Eoxin A_{4}
- Names: Preferred IUPAC name (5Z,8Z,10E,12E)-13-[(2S,3S)-3-Pentyloxiran-2-yl]trideca-5,8,10,12-tetraenoic acid

Identifiers
- CAS Number: 81918-96-9;
- 3D model (JSmol): Interactive image;
- ChEBI: CHEBI:63983;
- ChemSpider: 27471348;
- PubChem CID: 52921883;
- CompTox Dashboard (EPA): DTXSID801032105 ;

Properties
- Chemical formula: C_{20}H_{30}O_{3}
- Molar mass: 318.457 g·mol^{−1}

= Eoxin A4 =

Eoxin A_{4} (EXA_{4}), also known as 14,15-leukotriene A_{4}, is an eoxin. Cells make eoxins by metabolizing arachidonic acid with a 15-lipoxygenase enzyme to form (i.e. 15(S)-HpETE). This product is then converted serially to EXA_{4}, EXC_{4}, EXD_{4}, and EXE_{4} by LTC_{4} synthase, an unidentified gamma-glutamyltransferase, and an unidentified dipeptidase, respectively, in a pathway which appears similar if not identical to the pathway which forms leukotrienes, i.e.

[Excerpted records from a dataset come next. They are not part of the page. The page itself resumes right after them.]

@@ -1272,19 +1319,19 @@
         }
         const double e = active ? residual2(y[0], y[1], y[2], q[0], q[1], q[2]) : 0.0;
         if (active && sub == 0 && xform) {
-            px[t] = q[0];
-            py[t] = q[1];
-            pz[t] = q[2];
+            at(px, t) = q[0];
+            at(py, t) = q[1];
+            at(pz, t) = q[2];
             if (p32)
-                p32[t] = make_float4((float)(q[0] - st->xf.c[0]), (float)(q[1] - st->xf.c[1]), (float)(q[2] - st->xf.c[2]),
+                at(p32, t) = make_float4((float)(q[0] - xf.c[0]), (float)(q[1] - xf.c[1]), (float)(q[2] - xf.c[2]),
                                      0.0f);
         }
         if (active && sub == 0) {
             if (far_d2 >= 0.0) {
                 if (xform) far += e > far_d2 ? 1 : 0;
-            } else if (!(h >= 0 && e * (gv.inv_h * gv.inv_h) < 2.2)) {
+            } else if (!(h >= 0 && e * (A.gv.inv_h * A.gv.inv_h) < 2.2)) {
                 int b0[3], b1[3];
-                far += h >= 0 && e == e && e < INFINITY && complete_box(q, e, gv, box, b0, b1) ? 0 : 1;
+                far += h >= 0 && e == e && e < INFINITY && complete_box(q, e, A.gv, A.box, b0, b1) ? 0 : 1;
             }
         }
         double best = e;
@@ -1299,16 +1346,16 @@
             double R1n = R1c;
             int2 pn = make_int2(cs4.z, cs4.w);
             certd = inside(e, R1c);
-            if (kDbg && !certd && ca.two && cs4.w >= 0 && R3c > 0.0) dcnt[3] += 1;
-            if (!certd && ca.two && cs4.w >= 0 && R3c > 0.0) {
-                const double4 r2 = gv.pts[cs4.w];
+            if (kDbg && !certd && two && cs4.w >= 0 && R3c > 0.0) dcnt[3] += 1;
+            if (!certd && two && cs4.w >= 0 && R3c > 0.0) {
+                const double4 r2 = at(A.gv.pts, cs4.w);
                 const double d2 = d64g(q[0], q[1], q[2], r2.x, r2.y, r2.z);
                 const int mi2 = (int)r2.w;
                 const bool swap = d2 < e || (d2 == e && (unsigned)mi2 < (unsigned)h);
                 const double db = swap ? d2 : e;
                 if (inside(db, R3c)) {
                     certd = true;
-                    const double lb = fmin(R3c, sqrt(swap ? e : d2) * (1.0 - 0x1.0p-40));
+                    const double lb = fmin(R3c, (double)__builtin_amdgcn_sqrtf(__double2float_rd(swap ? e : d2)) * (1.0 - 0x1.0p-21));
                     if (swap) {
                         best = d2;
                         bi = mi2;
@@ -1326,13 +1373,13 @@
                 const int4 ns = make_int4(__float_as_int(R1n > 0.0 ? __double2float_rd(R1n) : -1.0f),
                                           __float_as_int(R3c > 0.0 ? __double2float_rd(R3c) : -1.0f), pn.x, pn.y);
                 if (bi != h) {
-                    ca.state[t] = ns;
-                    idx[t] = bi;
-                    yx[t] = w[0];
-                    yy[t] = w[1];
-                    yz[t] = w[2];
+                    at(cstate, t) = ns;
+                    at(idx, t) = bi;
+                    at(yx, t) = w[0];
+                    at(yy, t) = w[1];
+                    at(yz, t) = w[2];
                 } else {
-                    *(int2 *)&ca.state[t] = make_int2(ns.x, ns.y);
+                    *(int2 *)&at(cstate, t) = make_int2(ns.x, ns.y);
                 }
             }
         }
@@ -1359,6 +1406,10 @@
         wave_sync();
         if (kDbg) dcnt[1] += nW;
         for (int b0 = 0; b0 < nW; b0 += 32) {
+            const Iter2Args &D = iter2_args();
+            const GridView gv = D.gv;
+            const int box = D.box;
+            const double skin = D.ca.skin;
             if (kDbg) dcnt[2] += 1;
             const int nb = min(32, nW - b0);
             const int lg = nb > 16 ? 1 : nb > 8 ? 2 : nb > 4 ? 3 : nb > 2 ? 4 : nb > 1 ? 5 : 6;
@@ -1378,18 +1429,21 @@
                 wbi = ((const int *)(ws_sl + 7))[0];
             }
             int c0[3] = {0, 0, 0}, c1[3] = {-1, -1, -1};
-            double ew = wb;
+            double rw = 0.0, rb = 0.0, s0 = 0.0;
             bool ok = false;
             if (wact && wbi >= 0 && wb == wb && wb < INFINITY) {
+                s0 = sqrt(wb);
                 if (cert_on) {
-                    const double rs = sqrt(wb) + ca.skin;
-                    ew = rs * rs;
-                    ok = complete_box(wq, ew, gv, box, c0, c1);
-                    if (!ok) ew = wb;
-                }
-                if (!ok) ok = complete_box(wq, ew, gv, box, c0, c1);
-            }
-            if (wact && ws == 0) slots[wu * kIter2Slot + 3] = ew;
+                    rw = s0 + skin;
+                    rb = rw * (1.0 + 0x1.0p-51);
+                    ok = complete_box_r(wq, rb, gv, box, c0, c1);
+                }
+                if (!ok) {
+                    rw = rb = s0;
+                    ok = complete_box_r(wq, rb, gv, box, c0, c1);
+                }
+            }
+            if (wact && ws == 0) slots[wu * kIter2Slot + 3] = rw;
             int bk = -1;
             float a1 = INFINITY, a2 = INFINITY;
             int k1 = -1;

LTA_{4}, LTC_{4}, LTD_{4}, and LTE_{4}. This pathway is schematically shown as follows:

Arachidonic acid + O_{2} → 15(S)-HpETE → EXA_{4} → EXC_{4} → EXD_{4} → EXE_{4}

EXA_{4} is viewed as an intracellular-bound, short-lived intermediate which is rapidly metabolized to the downstream eoxins. The eoxins downstream of EXA_{4} are secreted from their parent cells and, it is proposed but not yet proven, serve to regulate allergic responses and the development of certain cancers (see eoxins).